Essencialmente agricultores, os Bakongo são muito dinâmicos e conservadores, trabalham arduamente a procura do alto sustento. Respeitando a sua tradição, fazem tudo para mantê-la viva, apesar da globalização que aos poucos nos vai afectando:
«A sua capital de Mbanza Kongo, é ainda hoje o alto lugar simbólico de todos os bacongo. A língua que era utilizada (kisikongo) foi uma das primeiras línguas africanas ao sul do Sahara a conhecer não só a escrita, como também a gramatização graças à transferência tecnológica do alfabeto latino no sec XVI». (Ndonga Mfuwa, 2002:151).
O Kikongo como língua subdivide-se em mais de 18 variantes ou formas diferentes de pronúncia quanto ao sotaque. Dentre elas destacamos:
Kinsoso (dos Bansoso, província do Wíge).
Kipombo (dos Bapombo, província do Wíge).
Kisikongo (dos Basikongo, província do Wíge).

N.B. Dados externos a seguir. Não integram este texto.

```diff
@@ -150,8 +150,44 @@
         out = torch.empty(8, r, s, 32, device=fl[0].device, dtype=out_dtype)
     ptrs = _ptrs(fl, 'feats')
     lv = _levels(level_hw)
+    if queue is not None and max_cus > 0:
+        if queue.dtype != I32 or queue.numel() < SLICE_COPY_QUEUE_WORDS or not queue.is_contiguous():
+            raise ValueError(f'queue: {SLICE_COPY_QUEUE_WORDS} contiguous int32 words')
+        _call('gd4d_pyramid_slice_planar_queue_fwd', ptrs, lv, _dev(out, 'out'), _dev(queue, 'queue', I32), r, c, len(fl), _lib.F32,
+              _value_dtype(out), int(max_cus))
+        return out, level_hw
     _call('gd4d_pyramid_slice_planar_fwd', ptrs, lv, _dev(out, 'out'), r, c, len(fl), _lib.F32, _value_dtype(out), int(max_cus))
     return out, level_hw
+
+
+SLICE_COPY_QUEUE_WORDS = 64
+_SLICE_COPY_QUEUES = {}
+_SLICE_COPY_QUEUE = [True]
+
+
+def slice_copy_queue(on=None):
+    was = _SLICE_COPY_QUEUE[0]
+    if on is not None:
+        _SLICE_COPY_QUEUE[0] = bool(on)
+    return was
+
+
+def slice_copy_queue_words(device, slot_key):
+    device = torch.device(device)
+    key = (device.index, slot_key)
+    buf = _SLICE_COPY_QUEUES.get(key)
+    if buf is None:
+        if torch.cuda.is_current_stream_capturing():
+            return torch.zeros(SLICE_COPY_QUEUE_WORDS, device=device, dtype=I32)
+        buf = _SLICE_COPY_QUEUES[key] = torch.zeros(SLICE_COPY_QUEUE_WORDS, device=device, dtype=I32)
+    return buf
+
+
+def slice_copy_tile(level_hw, rows, tile):
+    out = [ctypes.c_int(-1) for _ in range(4)]
+    total = _lib.load().gd4d_slice_copy_tile(_levels(level_hw), int(rows), len(level_hw), int(tile), *[ctypes.byref(o) for o in out])
+    _lib.check(total if total < 0 else 0, 'gd4d_slice_copy_tile')
+    return (total,) + tuple(o.value for o in out)
 
 
 class PyramidView:
@@ -2401,6 +2437,11 @@
 
     def gd4d_pyramid_slice_planar_fwd(self, feats, lv, out, r, c, nl, in_dt, out_dt, max_cus, stream):
         self.pending.append(_Pending(REQ_SLICE_PLANAR, self._side(stream), p=[out], i=[r, c, nl, in_dt, out_dt, max_cus],
+                                     tables=[(feats, True), (lv, False)]))
+        return 0
+
+    def gd4d_pyramid_slice_planar_queue_fwd(self, feats, lv, out, queue, r, c, nl, in_dt, out_dt, workgroups, stream):
+        self.pending.append(_Pending(REQ_SLICE_PLANAR, self._side(stream), p=[out, queue], i=[r, c, nl, in_dt, out_dt, workgroups, 1],
                                      tables=[(feats, True), (lv, False)]))
         return 0
 
diff --git a/include/gd4d.h b/include/gd4d.h
--- a/include/gd4d.h
+++ b/include/gd4d.h
@@ -88,6 +88,11 @@
                                    const int32_t* query_order, int slice_lo, int slice_n, void* stream);
 int gd4d_pyramid_slice_planar_fwd(const void* const* feats, const int32_t* level_hw, void* out, int R, int C, int L,
                                   int in_dtype, int out_dtype, int max_cus, void* stream);
+
+#define GD4D_SLICE_COPY_QUEUE_BYTES 256
+int gd4d_pyramid_slice_planar_queue_fwd(const void* const* feats, const int32_t* level_hw, void* out, void* queue, int R, int C, int L,
+                                        int in_dtype, int out_dtype, int workgroups, void* stream);
+int gd4d_slice_copy_tile(const int32_t* level_hw, int R, int L, int tile, int* level, int* row, int* pix0, int* npx);
 
 int gd4d_value_proj_heads_bwd(const float* grad_out, const float* weight, const float* bias, float* grad_agg, float* beta,
                               int M, int Hh, int C, void* stream);
```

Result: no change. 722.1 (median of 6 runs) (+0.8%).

Kisolongo (dos Basolongo, província do Zaíre).
Kisundi (dos Basundi, província do Wíge).
Kivili (dos Bavili, província de Kabinda).
Kiwoyo (dos Bawoyo, província de Kabinda).
Kiyaca (dos Bayaka, província do Wíge).
Kiyombe (dos Bayombe, província de Kabinda).
Kizombo (dos Bazombo, província do Wíge).
Note-se que a variante se escreve com a letra (k) da própria língua kikongo, enquanto o subgrupo escreve-se com o ditongo (ba) de Bakongo, para designar filhos do Kongo, portanto o plural de mucongo que designa filho do Kongo.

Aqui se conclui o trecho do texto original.